(Data under study Opens)

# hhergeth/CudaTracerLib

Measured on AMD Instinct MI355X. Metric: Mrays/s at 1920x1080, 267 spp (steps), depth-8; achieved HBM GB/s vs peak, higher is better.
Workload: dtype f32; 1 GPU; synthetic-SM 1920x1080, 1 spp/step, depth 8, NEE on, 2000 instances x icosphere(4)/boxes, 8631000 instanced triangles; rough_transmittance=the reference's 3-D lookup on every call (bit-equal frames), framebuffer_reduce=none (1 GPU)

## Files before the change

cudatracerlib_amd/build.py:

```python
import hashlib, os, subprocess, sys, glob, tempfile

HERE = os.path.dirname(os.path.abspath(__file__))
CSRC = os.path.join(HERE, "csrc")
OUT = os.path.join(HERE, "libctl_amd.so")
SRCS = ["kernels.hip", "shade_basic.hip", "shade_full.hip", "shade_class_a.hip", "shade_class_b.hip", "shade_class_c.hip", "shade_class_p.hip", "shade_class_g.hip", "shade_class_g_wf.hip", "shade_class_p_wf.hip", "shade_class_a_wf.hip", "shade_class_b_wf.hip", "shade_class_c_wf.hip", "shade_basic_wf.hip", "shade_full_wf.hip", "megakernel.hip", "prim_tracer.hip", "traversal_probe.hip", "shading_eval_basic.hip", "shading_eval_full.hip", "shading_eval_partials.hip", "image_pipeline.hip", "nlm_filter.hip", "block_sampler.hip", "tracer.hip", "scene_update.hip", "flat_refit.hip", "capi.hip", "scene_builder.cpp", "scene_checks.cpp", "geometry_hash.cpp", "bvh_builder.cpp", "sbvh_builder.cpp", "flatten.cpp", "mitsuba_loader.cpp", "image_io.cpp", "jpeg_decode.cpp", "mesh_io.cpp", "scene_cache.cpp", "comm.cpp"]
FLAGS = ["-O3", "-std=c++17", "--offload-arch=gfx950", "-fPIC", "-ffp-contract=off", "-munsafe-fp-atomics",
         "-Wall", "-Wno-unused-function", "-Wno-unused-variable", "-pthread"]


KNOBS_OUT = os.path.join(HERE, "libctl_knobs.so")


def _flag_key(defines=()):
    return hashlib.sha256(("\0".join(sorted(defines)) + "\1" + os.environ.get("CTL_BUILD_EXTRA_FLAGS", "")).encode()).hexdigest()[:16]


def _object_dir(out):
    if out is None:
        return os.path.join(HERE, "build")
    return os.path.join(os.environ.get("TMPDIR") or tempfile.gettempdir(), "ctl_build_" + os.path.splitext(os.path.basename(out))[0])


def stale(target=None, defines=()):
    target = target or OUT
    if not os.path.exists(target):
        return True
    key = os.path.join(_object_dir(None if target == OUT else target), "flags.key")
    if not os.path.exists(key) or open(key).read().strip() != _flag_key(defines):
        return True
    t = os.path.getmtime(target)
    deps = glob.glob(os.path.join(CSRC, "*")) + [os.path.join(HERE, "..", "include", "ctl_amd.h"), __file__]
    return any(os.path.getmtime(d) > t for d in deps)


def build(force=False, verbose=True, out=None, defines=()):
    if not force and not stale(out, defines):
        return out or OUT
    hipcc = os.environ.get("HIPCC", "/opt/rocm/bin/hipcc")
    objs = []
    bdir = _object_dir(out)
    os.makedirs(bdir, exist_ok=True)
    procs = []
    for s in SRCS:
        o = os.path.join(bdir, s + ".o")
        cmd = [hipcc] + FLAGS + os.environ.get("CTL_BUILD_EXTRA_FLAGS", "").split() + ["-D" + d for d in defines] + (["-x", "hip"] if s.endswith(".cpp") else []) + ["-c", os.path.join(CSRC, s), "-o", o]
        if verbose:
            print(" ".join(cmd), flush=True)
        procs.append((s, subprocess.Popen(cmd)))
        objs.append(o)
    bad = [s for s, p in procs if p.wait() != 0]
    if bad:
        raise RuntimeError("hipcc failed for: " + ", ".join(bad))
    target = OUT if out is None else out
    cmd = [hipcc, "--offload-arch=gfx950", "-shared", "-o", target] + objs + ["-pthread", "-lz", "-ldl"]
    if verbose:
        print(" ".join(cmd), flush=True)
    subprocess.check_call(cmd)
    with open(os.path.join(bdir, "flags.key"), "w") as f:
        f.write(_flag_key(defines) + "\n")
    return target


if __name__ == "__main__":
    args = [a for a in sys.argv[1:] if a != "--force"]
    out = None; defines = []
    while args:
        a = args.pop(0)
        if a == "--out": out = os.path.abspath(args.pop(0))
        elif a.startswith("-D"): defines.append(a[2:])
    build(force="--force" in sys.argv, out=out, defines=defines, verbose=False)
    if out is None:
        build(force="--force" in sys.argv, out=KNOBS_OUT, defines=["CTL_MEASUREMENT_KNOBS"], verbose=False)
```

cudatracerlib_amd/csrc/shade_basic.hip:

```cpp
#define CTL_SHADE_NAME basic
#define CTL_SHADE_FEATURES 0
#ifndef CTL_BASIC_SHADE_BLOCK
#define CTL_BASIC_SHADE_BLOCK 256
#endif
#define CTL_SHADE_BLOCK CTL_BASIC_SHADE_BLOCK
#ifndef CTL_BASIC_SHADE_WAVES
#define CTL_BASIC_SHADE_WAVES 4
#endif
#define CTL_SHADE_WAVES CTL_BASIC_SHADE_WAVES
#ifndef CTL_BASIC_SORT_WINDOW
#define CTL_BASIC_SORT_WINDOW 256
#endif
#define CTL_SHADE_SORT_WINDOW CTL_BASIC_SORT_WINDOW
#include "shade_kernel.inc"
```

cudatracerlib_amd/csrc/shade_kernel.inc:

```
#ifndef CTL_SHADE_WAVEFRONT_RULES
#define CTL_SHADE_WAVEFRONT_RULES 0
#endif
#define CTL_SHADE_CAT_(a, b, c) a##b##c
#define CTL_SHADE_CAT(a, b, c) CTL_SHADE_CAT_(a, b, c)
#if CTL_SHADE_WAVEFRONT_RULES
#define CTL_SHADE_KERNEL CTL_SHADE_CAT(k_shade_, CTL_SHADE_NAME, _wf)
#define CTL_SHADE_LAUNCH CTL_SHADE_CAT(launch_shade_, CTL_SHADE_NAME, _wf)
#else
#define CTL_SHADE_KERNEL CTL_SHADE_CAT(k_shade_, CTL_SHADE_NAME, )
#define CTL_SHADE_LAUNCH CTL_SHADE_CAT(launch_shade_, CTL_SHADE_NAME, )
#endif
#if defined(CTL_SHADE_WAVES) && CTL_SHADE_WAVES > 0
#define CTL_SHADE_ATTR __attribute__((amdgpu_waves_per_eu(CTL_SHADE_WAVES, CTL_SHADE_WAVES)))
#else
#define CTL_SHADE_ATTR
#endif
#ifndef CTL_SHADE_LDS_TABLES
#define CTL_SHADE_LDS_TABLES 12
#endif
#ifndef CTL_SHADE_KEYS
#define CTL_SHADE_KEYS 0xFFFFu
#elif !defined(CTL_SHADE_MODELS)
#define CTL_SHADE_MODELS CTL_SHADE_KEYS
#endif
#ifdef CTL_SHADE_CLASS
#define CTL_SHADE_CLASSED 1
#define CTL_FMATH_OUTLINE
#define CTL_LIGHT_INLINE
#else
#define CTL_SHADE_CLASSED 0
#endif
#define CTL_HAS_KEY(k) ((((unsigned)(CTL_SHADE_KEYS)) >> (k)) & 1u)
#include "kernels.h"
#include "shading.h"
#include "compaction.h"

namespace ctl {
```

(Data under study Closes)

What you are asked to do
All of the data above needs to be set down again exactly. Include every line.

Written response
# hhergeth/CudaTracerLib

Measured on AMD Instinct MI355X. Metric: Mrays/s at 1920x1080, 267 spp (steps), depth-8; achieved HBM GB/s vs peak, higher is better.
Workload: dtype f32; 1 GPU; synthetic-SM 1920x1080, 1 spp/step, depth 8, NEE on, 2000 instances x icosphere(4)/boxes, 8631000 instanced triangles; rough_transmittance=the reference's 3-D lookup on every call (bit-equal frames), framebuffer_reduce=none (1 GPU)

## Files before the change

cudatracerlib_amd/build.py:

```python
import hashlib, os, subprocess, sys, glob, tempfile

HERE = os.path.dirname(os.path.abspath(__file__))
CSRC = os.path.join(HERE, "csrc")
OUT = os.path.join(HERE, "libctl_amd.so")
SRCS = ["kernels.hip", "shade_basic.hip", "shade_full.hip", "shade_class_a.hip", "shade_class_b.hip", "shade_class_c.hip", "shade_class_p.hip", "shade_class_g.hip", "shade_class_g_wf.hip", "shade_class_p_wf.hip", "shade_class_a_wf.hip", "shade_class_b_wf.hip", "shade_class_c_wf.hip", "shade_basic_wf.hip", "shade_full_wf.hip", "megakernel.hip", "prim_tracer.hip", "traversal_probe.hip", "shading_eval_basic.hip", "shading_eval_full.hip", "shading_eval_partials.hip", "image_pipeline.hip", "nlm_filter.hip", "block_sampler.hip", "tracer.hip", "scene_update.hip", "flat_refit.hip", "capi.hip", "scene_builder.cpp", "scene_checks.cpp", "geometry_hash.cpp", "bvh_builder.cpp", "sbvh_builder.cpp", "flatten.cpp", "mitsuba_loader.cpp", "image_io.cpp", "jpeg_decode.cpp", "mesh_io.cpp", "scene_cache.cpp", "comm.cpp"]
FLAGS = ["-O3", "-std=c++17", "--offload-arch=gfx950", "-fPIC", "-ffp-contract=off", "-munsafe-fp-atomics",
         "-Wall", "-Wno-unused-function", "-Wno-unused-variable", "-pthread"]


KNOBS_OUT = os.path.join(HERE, "libctl_knobs.so")


def _flag_key(defines=()):
    return hashlib.sha256(("\0".join(sorted(defines)) + "\1" + os.environ.get("CTL_BUILD_EXTRA_FLAGS", "")).encode()).hexdigest()[:16]


def _object_dir(out):
    if out is None:
        return os.path.join(HERE, "build")
    return os.path.join(os.environ.get("TMPDIR") or tempfile.gettempdir(), "ctl_build_" + os.path.splitext(os.path.basename(out))[0])


def stale(target=None, defines=()):
    target = target or OUT
    if not os.path.exists(target):
        return True
    key = os.path.join(_object_dir(None if target == OUT else target), "flags.key")
    if not os.path.exists(key) or open(key).read().strip() != _flag_key(defines):
        return True
    t = os.path.getmtime(target)
    deps = glob.glob(os.path.join(CSRC, "*")) + [os.path.join(HERE, "..", "include", "ctl_amd.h"), __file__]
    return any(os.path.getmtime(d) > t for d in deps)


def build(force=False, verbose=True, out=None, defines=()):
    if not force and not stale(out, defines):
        return out or OUT
    hipcc = os.environ.get("HIPCC", "/opt/rocm/bin/hipcc")
    objs = []
    bdir = _object_dir(out)
    os.makedirs(bdir, exist_ok=True)
    procs = []
    for s in SRCS:
        o = os.path.join(bdir, s + ".o")
        cmd = [hipcc] + FLAGS + os.environ.get("CTL_BUILD_EXTRA_FLAGS", "").split() + ["-D" + d for d in defines] + (["-x", "hip"] if s.endswith(".cpp") else []) + ["-c", os.path.join(CSRC, s), "-o", o]
        if verbose:
            print(" ".join(cmd), flush=True)
        procs.append((s, subprocess.Popen(cmd)))
        objs.append(o)
    bad = [s for s, p in procs if p.wait() != 0]
    if bad:
        raise RuntimeError("hipcc failed for: " + ", ".join(bad))
    target = OUT if out is None else out
    cmd = [hipcc, "--offload-arch=gfx950", "-shared", "-o", target] + objs + ["-pthread", "-lz", "-ldl"]
    if verbose:
        print(" ".join(cmd), flush=True)
    subprocess.check_call(cmd)
    with open(os.path.join(bdir, "flags.key"), "w") as f:
        f.write(_flag_key(defines) + "\n")
    return target


if __name__ == "__main__":
    args = [a for a in sys.argv[1:] if a != "--force"]
    out = None; defines = []
    while args:
        a = args.pop(0)
        if a == "--out": out = os.path.abspath(args.pop(0))
        elif a.startswith("-D"): defines.append(a[2:])
    build(force="--force" in sys.argv, out=out, defines=defines, verbose=False)
    if out is None:
        build(force="--force" in sys.argv, out=KNOBS_OUT, defines=["CTL_MEASUREMENT_KNOBS"], verbose=False)
```

cudatracerlib_amd/csrc/shade_basic.hip:

```cpp
#define CTL_SHADE_NAME basic
#define CTL_SHADE_FEATURES 0
#ifndef CTL_BASIC_SHADE_BLOCK
#define CTL_BASIC_SHADE_BLOCK 256
#endif
#define CTL_SHADE_BLOCK CTL_BASIC_SHADE_BLOCK
#ifndef CTL_BASIC_SHADE_WAVES
#define CTL_BASIC_SHADE_WAVES 4
#endif
#define CTL_SHADE_WAVES CTL_BASIC_SHADE_WAVES
#ifndef CTL_BASIC_SORT_WINDOW
#define CTL_BASIC_SORT_WINDOW 256
#endif
#define CTL_SHADE_SORT_WINDOW CTL_BASIC_SORT_WINDOW
#include "shade_kernel.inc"
```

cudatracerlib_amd/csrc/shade_kernel.inc:

```
#ifndef CTL_SHADE_WAVEFRONT_RULES
#define CTL_SHADE_WAVEFRONT_RULES 0
#endif
#define CTL_SHADE_CAT_(a, b, c) a##b##c
#define CTL_SHADE_CAT(a, b, c) CTL_SHADE_CAT_(a, b, c)
#if CTL_SHADE_WAVEFRONT_RULES
#define CTL_SHADE_KERNEL CTL_SHADE_CAT(k_shade_, CTL_SHADE_NAME, _wf)
#define CTL_SHADE_LAUNCH CTL_SHADE_CAT(launch_shade_, CTL_SHADE_NAME, _wf)
#else
#define CTL_SHADE_KERNEL CTL_SHADE_CAT(k_shade_, CTL_SHADE_NAME, )
#define CTL_SHADE_LAUNCH CTL_SHADE_CAT(launch_shade_, CTL_SHADE_NAME, )
#endif
#if defined(CTL_SHADE_WAVES) && CTL_SHADE_WAVES > 0
#define CTL_SHADE_ATTR __attribute__((amdgpu_waves_per_eu(CTL_SHADE_WAVES, CTL_SHADE_WAVES)))
#else
#define CTL_SHADE_ATTR
#endif
#ifndef CTL_SHADE_LDS_TABLES
#define CTL_SHADE_LDS_TABLES 12
#endif
#ifndef CTL_SHADE_KEYS
#define CTL_SHADE_KEYS 0xFFFFu
#elif !defined(CTL_SHADE_MODELS)
#define CTL_SHADE_MODELS CTL_SHADE_KEYS
#endif
#ifdef CTL_SHADE_CLASS
#define CTL_SHADE_CLASSED 1
#define CTL_FMATH_OUTLINE
#define CTL_LIGHT_INLINE
#else
#define CTL_SHADE_CLASSED 0
#endif
#define CTL_HAS_KEY(k) ((((unsigned)(CTL_SHADE_KEYS)) >> (k)) & 1u)
#include "kernels.h"
#include "shading.h"
#include "compaction.h"

namespace ctl {
```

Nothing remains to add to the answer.